Exercise data:
══════════

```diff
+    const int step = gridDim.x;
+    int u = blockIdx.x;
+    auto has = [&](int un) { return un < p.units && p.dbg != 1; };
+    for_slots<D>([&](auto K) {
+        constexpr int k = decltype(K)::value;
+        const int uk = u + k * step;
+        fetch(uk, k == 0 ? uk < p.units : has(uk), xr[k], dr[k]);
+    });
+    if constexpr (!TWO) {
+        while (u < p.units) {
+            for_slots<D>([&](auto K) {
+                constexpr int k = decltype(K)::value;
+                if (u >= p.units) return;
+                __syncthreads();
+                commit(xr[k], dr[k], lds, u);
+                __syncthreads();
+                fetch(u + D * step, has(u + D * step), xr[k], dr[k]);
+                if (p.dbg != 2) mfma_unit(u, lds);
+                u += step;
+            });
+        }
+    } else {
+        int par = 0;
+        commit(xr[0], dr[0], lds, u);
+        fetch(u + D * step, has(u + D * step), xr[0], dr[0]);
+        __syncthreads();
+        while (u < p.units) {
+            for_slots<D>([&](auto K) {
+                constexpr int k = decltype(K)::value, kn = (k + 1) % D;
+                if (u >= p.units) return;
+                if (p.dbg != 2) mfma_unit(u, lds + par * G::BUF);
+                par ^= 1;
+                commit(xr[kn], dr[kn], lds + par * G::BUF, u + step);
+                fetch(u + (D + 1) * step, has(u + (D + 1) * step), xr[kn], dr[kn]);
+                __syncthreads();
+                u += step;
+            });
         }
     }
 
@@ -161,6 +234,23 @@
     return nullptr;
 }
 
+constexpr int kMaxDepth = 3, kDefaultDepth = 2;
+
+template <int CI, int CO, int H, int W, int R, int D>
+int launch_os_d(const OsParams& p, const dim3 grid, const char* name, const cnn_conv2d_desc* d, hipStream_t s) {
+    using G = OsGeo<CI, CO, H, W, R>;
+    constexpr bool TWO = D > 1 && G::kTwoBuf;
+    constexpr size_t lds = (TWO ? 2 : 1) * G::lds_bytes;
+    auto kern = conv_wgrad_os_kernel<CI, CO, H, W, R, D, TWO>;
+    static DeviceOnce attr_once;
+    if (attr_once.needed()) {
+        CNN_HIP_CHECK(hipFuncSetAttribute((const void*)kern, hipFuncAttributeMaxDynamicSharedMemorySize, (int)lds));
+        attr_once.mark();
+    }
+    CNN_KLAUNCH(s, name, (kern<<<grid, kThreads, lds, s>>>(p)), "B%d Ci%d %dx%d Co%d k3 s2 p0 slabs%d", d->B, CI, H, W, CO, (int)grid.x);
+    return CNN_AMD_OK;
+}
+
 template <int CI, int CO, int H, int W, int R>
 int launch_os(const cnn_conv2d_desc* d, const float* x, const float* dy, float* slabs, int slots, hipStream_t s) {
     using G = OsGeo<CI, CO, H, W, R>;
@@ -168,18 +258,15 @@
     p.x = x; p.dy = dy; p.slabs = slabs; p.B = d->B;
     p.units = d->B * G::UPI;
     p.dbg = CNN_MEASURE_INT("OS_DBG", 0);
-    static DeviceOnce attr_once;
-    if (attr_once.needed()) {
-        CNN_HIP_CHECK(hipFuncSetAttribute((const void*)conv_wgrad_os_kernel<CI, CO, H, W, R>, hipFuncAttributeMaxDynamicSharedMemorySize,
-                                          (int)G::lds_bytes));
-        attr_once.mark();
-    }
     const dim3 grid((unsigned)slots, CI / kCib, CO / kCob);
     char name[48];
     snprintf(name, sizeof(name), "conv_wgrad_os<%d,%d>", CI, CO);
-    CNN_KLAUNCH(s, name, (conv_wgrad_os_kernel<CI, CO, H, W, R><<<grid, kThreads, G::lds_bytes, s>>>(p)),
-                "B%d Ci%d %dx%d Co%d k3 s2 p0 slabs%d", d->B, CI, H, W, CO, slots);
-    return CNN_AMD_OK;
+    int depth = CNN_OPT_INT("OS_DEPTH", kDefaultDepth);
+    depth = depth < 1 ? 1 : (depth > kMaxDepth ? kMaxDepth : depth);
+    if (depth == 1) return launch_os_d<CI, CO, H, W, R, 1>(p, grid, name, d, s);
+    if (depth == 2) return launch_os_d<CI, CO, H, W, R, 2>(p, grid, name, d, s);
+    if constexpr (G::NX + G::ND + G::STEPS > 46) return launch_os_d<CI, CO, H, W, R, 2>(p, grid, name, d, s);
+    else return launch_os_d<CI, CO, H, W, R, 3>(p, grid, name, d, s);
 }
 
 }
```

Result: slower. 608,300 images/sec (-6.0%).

══════════

Your task:
Show every line of the records above that contains the word "auto".

Response for this exercise:
+    auto has = [&](int un) { return un < p.units && p.dbg != 1; };
+    for_slots<D>([&](auto K) {
+            for_slots<D>([&](auto K) {
+            for_slots<D>([&](auto K) {
+    auto kern = conv_wgrad_os_kernel<CI, CO, H, W, R, D, TWO>;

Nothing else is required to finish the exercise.